У той чуть не случился сердечный приступ от такой радости.
– О! О, и мне можно будет смотреть? И описать в моем блоге прежде, чем вы отправите его в ресторан? О, мой бог.
– Не называйте его так, – проговорился неугомонный Патрик, и Саммер подавилась смешком. – Ведь если люди будут все время так говорить, он будет заставлять нас становиться на колени и молиться на него каждое утро, сразу после того, как мы сюда войдем.
– Ты и так тратишь впустую очень много времени, хотя у тебя нет оправдания в виде ежедневной молитвы, – сухо сказал Люк. Подавленный смех Саммер опять привлек его взгляд.
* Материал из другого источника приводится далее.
template <Operand OP>
__global__ void __launch_bounds__(Op<OP>::THREADS, 1)
gemm_topk_kernel(const __grid_constant__ CUtensorMap map_q, const __grid_constant__ CUtensorMap map_qlo,
                 const __grid_constant__ CUtensorMap map_c, const GemmTopkParams p) {
    using O = Op<OP>;
    const int STAGES = p.stages;
    extern __shared__ unsigned char smem_dyn[];
    unsigned char *smem = smem_dyn + ((1024u - (smem_u32(smem_dyn) & 1023u)) & 1023u);
    uint64_t *full_bar = reinterpret_cast<uint64_t *>(smem + O::off_bar(STAGES));
    uint64_t *empty_bar = full_bar + MAX_STAGES;

    const int warp = threadIdx.x >> 5, lane = threadIdx.x & 31;
    const int qt = blockIdx.x % p.q_tiles;
    const int worker = blockIdx.x / p.q_tiles;
    const int W = gridDim.x / p.q_tiles;
    const int64_t n_tiles = (p.n + BN - 1) / BN;
    const int kb_count = (p.d_pad + O::KB - 1) / O::KB;

    if (warp == O::WG * 4 && lane == 0) {
        asm volatile("prefetch.tensormap [%0];" ::"l"(reinterpret_cast<uint64_t>(&map_q)) : "memory");
        asm volatile("prefetch.tensormap [%0];" ::"l"(reinterpret_cast<uint64_t>(&map_c)) : "memory");
        for (int i = 0; i < STAGES; i++) {
            mbar_init(&full_bar[i], 1);
            mbar_init(&empty_bar[i], O::WG * 4);
        }
        asm volatile("fence.mbarrier_init.release.cluster;" ::: "memory");
    }
    __syncthreads();

    if (warp >= O::WG * 4) {
        if constexpr (O::WG == 2) setmaxnreg_dec<O::PRODUCER_REGS>();
        if (warp != O::WG * 4) return;
        int stage = 0;
        uint32_t phase = 0;
        int ordinal = 0;
        bool pacing = p.progress != nullptr;
        for (int64_t t = worker; t < n_tiles; t += W, ordinal++) {
            if (pacing) {
                volatile int *prog = p.progress + (size_t)worker * p.q_tiles;
                if (lane == 0) prog[qt] = ordinal + 1;
                __syncwarp();
                int spins = 0;
                while (spins < 256) {
                    bool behind = false;
                    for (int g = lane; g < p.q_tiles; g += 32) behind |= prog[g] < ordinal + 1 - p.sync_slack;
                    if (!__any_sync(0xffffffffu, behind)) break;
                    __nanosleep(200);
                    spins++;
                }
                if (spins >= 256) {
                    if (lane == 0) prog[qt] = 0x7fffffff;
                    pacing = false;
                }
            }
            __syncwarp();
            for (int h = 0; h < O::PASSES; h++) {
                for (int kb = 0; kb < kb_count; kb++) {
                    mbar_wait(&empty_bar[stage], phase ^ 1);
                    if (elect_one()) {
                        unsigned char *st = smem + stage * O::STAGE_BYTES;
                        mbar_arrive_expect_tx(&full_bar[stage], O::TX_BYTES);
                        tma_load_2d(&map_q, &full_bar[stage], st, kb * O::KB, qt * BM);
                        if constexpr (O::F32X3) tma_load_2d(&map_qlo, &full_bar[stage], st + O::A_PLANE, kb * O::KB, qt * BM);
                        tma_load_2d(&map_c, &full_bar[stage], st + O::PLANES * O::A_PLANE, kb * O::KB, (int)(t * BN + h * O::B_ROWS));
                    }
                    __syncwarp();
                    if (++stage == STAGES) {
                        stage = 0;
                        phase ^= 1;
                    }
                }
            }
        }
    } else {
        if constexpr (O::WG == 2) setmaxnreg_inc<O::CONSUMER_REGS>();
        const int wg = threadIdx.x / EPI_THREADS;
        const int tid = threadIdx.x % EPI_THREADS;
        const int wwarp = tid >> 5;
        const int qrow = slot_row(wwarp, lane);
        const bool use_side = p.row_scale || p.row_bias || p.alive || p.scale_const != -1.f;
        const bool jaccard = OP == Operand::B1 && p.jaccard;
        float *staging = reinterpret_cast<float *>(smem + O::off_staging(STAGES) + (wg * 4 + wwarp) * O::STAGING_BYTES);
        const uint32_t staging_s = smem_u32(staging);
        const size_t producer = ((size_t)worker * O::WG + wg) * p.q_tiles + qt;
        ThreadTopK list;
        list.n = 0;
        list.worst = 0;
        list.thr_key = (qt * BM + qrow < p.nq_valid) ? FLT_MAX : -FLT_MAX;
        list.thr_id = 0;
        const int list_cap = list_cap_for(p.k);
        if (p.lists_in_smem) {
            unsigned char *lists = smem + O::off_list(STAGES) + wg * O::list_bytes(list_cap);
            list_bind(list, reinterpret_cast<float *>(lists), reinterpret_cast<uint32_t *>(lists + O::list_bytes(list_cap) / 2), tid, p.k);
        } else {
            list_bind(list, p.list_keys_gmem + producer * list_cap * EPI_THREADS, p.list_ids_gmem + producer * list_cap * EPI_THREADS,
                      tid, p.k);
        }
        const int q = qt * BM + qrow;
        const bool live = q < p.nq_valid;
        const int pq = (jaccard && live) ? (int)p.q_popc[q] : 0;
        const uint32_t smem0 = smem_u32(smem);
        int stage = 0;
        uint32_t phase = 0;
        typename O::Acc d0[64], d1[64];
        for (int64_t t = worker; t < n_tiles; t += W) {
            const int64_t n0 = t * BN;
            const bool tail = n0 + BN > p.n;
            for (int pass = 0; pass < O::PASSES; pass++) {
                const int h = O::WG == 1 ? pass : wg;
                const uint32_t bound_u = live ? __ldcg(p.query_bound + q) : 0xffffffffu;
                float sc[HN / 32] = {}, bi[HN / 32] = {};
                if (use_side) {
#pragma unroll
                    for (int g = 0; g < HN / 32; g++) {
                        const int64_t r = n0 + h * HN + 32 * g + lane;
                        bool ok = r < p.n;
                        if (ok && p.alive) ok = (p.alive[r >> 3] >> (r & 7)) & 1;
                        sc[g] = ok ? (p.row_scale ? p.row_scale[r] : p.scale_const) : 0.f;
                        bi[g] = ok ? (p.row_bias ? p.row_bias[r] : 0.f) : __int_as_float(0x7f800000);
                    }
                }
                int prev = -1;
                for (int kb = 0; kb < kb_count; kb++) {
                    mbar_wait(&full_bar[stage], phase);
                    const uint32_t st = smem0 + stage * O::STAGE_BYTES;
                    if constexpr (O::F32X3) {
                        uint4 *b = reinterpret_cast<uint4 *>(smem + stage * O::STAGE_BYTES + 2 * O::A_PLANE);
                        uint4 *bl = b + O::B_PLANE / 16;
#pragma unroll
                        for (int i = 0; i < O::B_PLANE / 16 / EPI_THREADS; i++) {
                            const uint4 raw = b[tid + i * EPI_THREADS];
                            uint4 hi, lo;
                            split_tf32(raw.x, hi.x, lo.x);
                            split_tf32(raw.y, hi.y, lo.y);
                            split_tf32(raw.z, hi.z, lo.z);
                            split_tf32(raw.w, hi.w, lo.w);
                            b[tid + i * EPI_THREADS] = hi;
                            bl[tid + i * EPI_THREADS] = lo;
                        }
                        asm volatile("fence.proxy.async.shared::cta;" ::: "memory");
                        wg_bar(wg);
                    }
                    wgmma_fence();
                    if constexpr (O::F32X3) {
                        const uint64_t ahi = make_smem_desc(st), alo = make_smem_desc(st + O::A_PLANE);
                        const uint64_t b = make_smem_desc(st + 2 * O::A_PLANE), blo = make_smem_desc(st + 2 * O::A_PLANE + O::B_PLANE);
                        constexpr uint64_t M1 = (64 * 128) >> 4;
#pragma unroll
                        for (int k = 0; k < O::KB / O::MMA_K; k++) {
                            const uint64_t off = (uint64_t)(k * (O::MMA_K * 4 >> 4));
                            const uint32_t acc0 = (kb | k) != 0 ? 1u : 0u;
                            wgmma_tf32_n128(d0, alo + off, b + off, acc0);
                            wgmma_tf32_n128(d1, alo + M1 + off, b + off, acc0);
                            wgmma_tf32_n128(d0, ahi + off, blo + off, 1u);
                            wgmma_tf32_n128(d1, ahi + M1 + off, blo + off, 1u);
                            wgmma_tf32_n128(d0, ahi + off, b + off, 1u);
                            wgmma_tf32_n128(d1, ahi + M1 + off, b + off, 1u);
                        }
                    } else if constexpr (OP == Operand::B1) {
                        const uint64_t a = make_smem_desc(st), b = make_smem_desc(st + O::A_PLANE + wg * O::B_PLANE);
                        constexpr uint64_t M1 = (64 * 128) >> 4;
#pragma unroll
                        for (int k = 0; k < O::KB / O::MMA_K; k++) {
                            const uint64_t off = (uint64_t)(k * (O::MMA_K >> 4));
                            const uint32_t acc0 = (kb | k) != 0 ? 1u : 0u;
                            wgmma_b1_n128(d0, a + off, b + off, acc0);
                            wgmma_b1_n128(d1, a + M1 + off, b + off, acc0);
                        }
                    } else {
                        const uint64_t a = make_smem_desc(st), b = make_smem_desc(st + O::A_PLANE + wg * O::B_PLANE);
                        constexpr uint64_t M1 = (64 * 128) >> 4;
#pragma unroll
                        for (int k = 0; k < O::KB / O::MMA_K; k++) {
                            const uint64_t off = (uint64_t)(k * (O::MMA_K * 2 >> 4));
                            const uint32_t acc0 = (kb | k) != 0 ? 1u : 0u;
                            wgmma_bf16_n128(d0, a + off, b + off, acc0);
                            wgmma_bf16_n128(d1, a + M1 + off, b + off, acc0);
                        }
                    }
                    wgmma_commit();
                    wgmma_wait<1>();
                    if (prev >= 0) {
                        __syncwarp();
                        if (lane == 0) mbar_arrive(&empty_bar[prev]);
                    }
                    prev = stage;
                    if (++stage == STAGES) {
                        stage = 0;
                        phase ^= 1;
                    }
                }
                wgmma_wait<0>();
                __syncwarp();
                if (lane == 0) mbar_arrive(&empty_bar[prev]);
                if constexpr (OP == Operand::B1) {
#pragma unroll
                    for (int i = 0; i < 64; i++) {
                        d0[i] = __float_as_int((float)d0[i]);
                        d1[i] = __float_as_int((float)d1[i]);
                    }
                }
                const float bound = bound_u == 0xffffffffu ? FLT_MAX : bound_decode(bound_u);
                const float thr = __shfl_sync(0xffffffffu, fminf(list.thr_key, bound), (lane >> 2) + 8 * (2 * (lane & 1) + ((lane >> 1) & 1)));
                uint32_t slow = jaccard ? (1u << HN / 32) - 1 : 0;
                if (!jaccard) {
#pragma unroll
                    for (int g = 0; g < HN / 32; g++) {
                        float u[32], m[4];
                        group_keys_at(g, u, d0, d1, use_side, sc, bi, lane);
#pragma unroll
                        for (int rho = 0; rho < 4; rho++) {
                            const float *x = u + 8 * rho;
                            m[rho] = fmaxf(fmaxf(fmaxf(x[0], x[1]), fmaxf(x[2], x[3])), fmaxf(fmaxf(x[4], x[5]), fmaxf(x[6], x[7])));
                        }
                        if (__any_sync(0xffffffffu, quad_rows_max(m, lane) >= -thr)) slow |= 1u << g;
                    }
                }
#pragma unroll 1
                while (slow) {
                    const int g = __ffs(slow) - 1;
                    slow &= slow - 1;
                    float u[32];
                    group_keys_at(g, u, d0, d1, use_side && !jaccard, sc, bi, lane);
#pragma unroll
                    for (int j = 0; j < 8; j++) {
                        const int col = 8 * (j >> 1) + 2 * (lane & 3) + (j & 1);
#pragma unroll
                        for (int rho = 0; rho < 4; rho++) {
                            const uint32_t a = staging_s + 4 * (col * 32 + (((lane >> 2) + 8 * rho) ^ (8 * (lane & 3))));
                            asm volatile("st.shared.f32 [%0], %1;" ::"r"(a), "f"(u[8 * rho + j]) : "memory");
                        }
                    }
                    __syncwarp();
                    float v[32];
#pragma unroll
                    for (int j = 0; j < 32; j++) {
                        const uint32_t a = staging_s + 4 * (j * 32 + (lane ^ (8 * ((j >> 1) & 3))));
                        asm volatile("ld.shared.f32 %0, [%1];" : "=f"(v[j]) : "r"(a) : "memory");
                    }
                    __syncwarp();
                    if (jaccard) {
                        const float s = g == 0 ? sc[0] : g == 1 ? sc[1] : g == 2 ? sc[2] : sc[3];
                        const float b = g == 0 ? bi[0] : g == 1 ? bi[1] : g == 2 ? bi[2] : bi[3];
#pragma unroll
                        for (int j = 0; j < 32; j++) v[j] = jaccard_negkey(v[j], pq, __shfl_sync(0xffffffffu, s, j), __shfl_sync(0xffffffffu, b, j));
                    }
                    epilogue_chunk<32>(list, v, false, nullptr, nullptr, (uint32_t)(n0 + h * HN + 32 * g), tail, p.n, staging + lane,
                                       bound);
                    __syncwarp();
                }
                if (live && list.n == list.k && list.thr_key < bound && fabsf(list.thr_key) <= FLT_MAX)
                    atomicMin(p.query_bound + q, bound_encode(list.thr_key));
            }
        }
        float *ok = p.part_keys + (producer * BM + qrow) * p.k;
        uint32_t *oi = p.part_ids + (producer * BM + qrow) * p.k;
        list_publish(list, ok, oi);
    }
}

Их глаза встретились, и тьма накрыла ее. Как убежище. Как подарок. Ее кисти медленно скользнули вверх из дерзкого сексуального положения на бедрах и прошлись по ее собственным предплечьям, лаская эту тьму. Как будто она была какой-то крошечной искоркой, дрейфующей целую вечность по ветру, чтобы ее в конце концов поймала твердая рука. А другая рука накрыла ее, образуя панцирь из тьмы. Уютно устроившись между двух осторожных сильных рук, Саммер на мгновение почувствовала себя очень защищенной, умиротворенной и согретой. Погоди, как это случилось? Саммер, никогда не отдавай себя в руки мужчины, который думает, что ты ничего не стоишь. Если ты так сделаешь, ему будет очень легко сокрушить тебя.
– Этот десерт я хотел начать с чего-то темного, – сказал Люк.
Да, с темного. Со сладкой, твердой тьмы.
– Крутая и неровная скала. Впечатляющая. – Он потянул к себе отливку из темного шоколада. О. Он даже не говорит с Саммер. Он показывает Ее Наглости, над чем работает. – Внутри будет нечто более мягкое, более сладкое, но тоже темное. – Он перевернул отливку, чтобы показать Элли прочное донышко. – Слои ganache[62] и мягкий карамельный coulis[63] с добавлением точно необходимого количества бузины, затем чабрец, корица, карри, потом чистое темное венесуэльское какао. Когда вы будете его есть, у вас появится ощущение, что вы все глубже и глубже уходите в землю.
Саммер потирала руки в ритме его слов. Она чувствовала себя ребенком, который одиноко лежит в своей постели и смотрит, как другого ребенка укачивают, напевая сладкую колыбельную песню.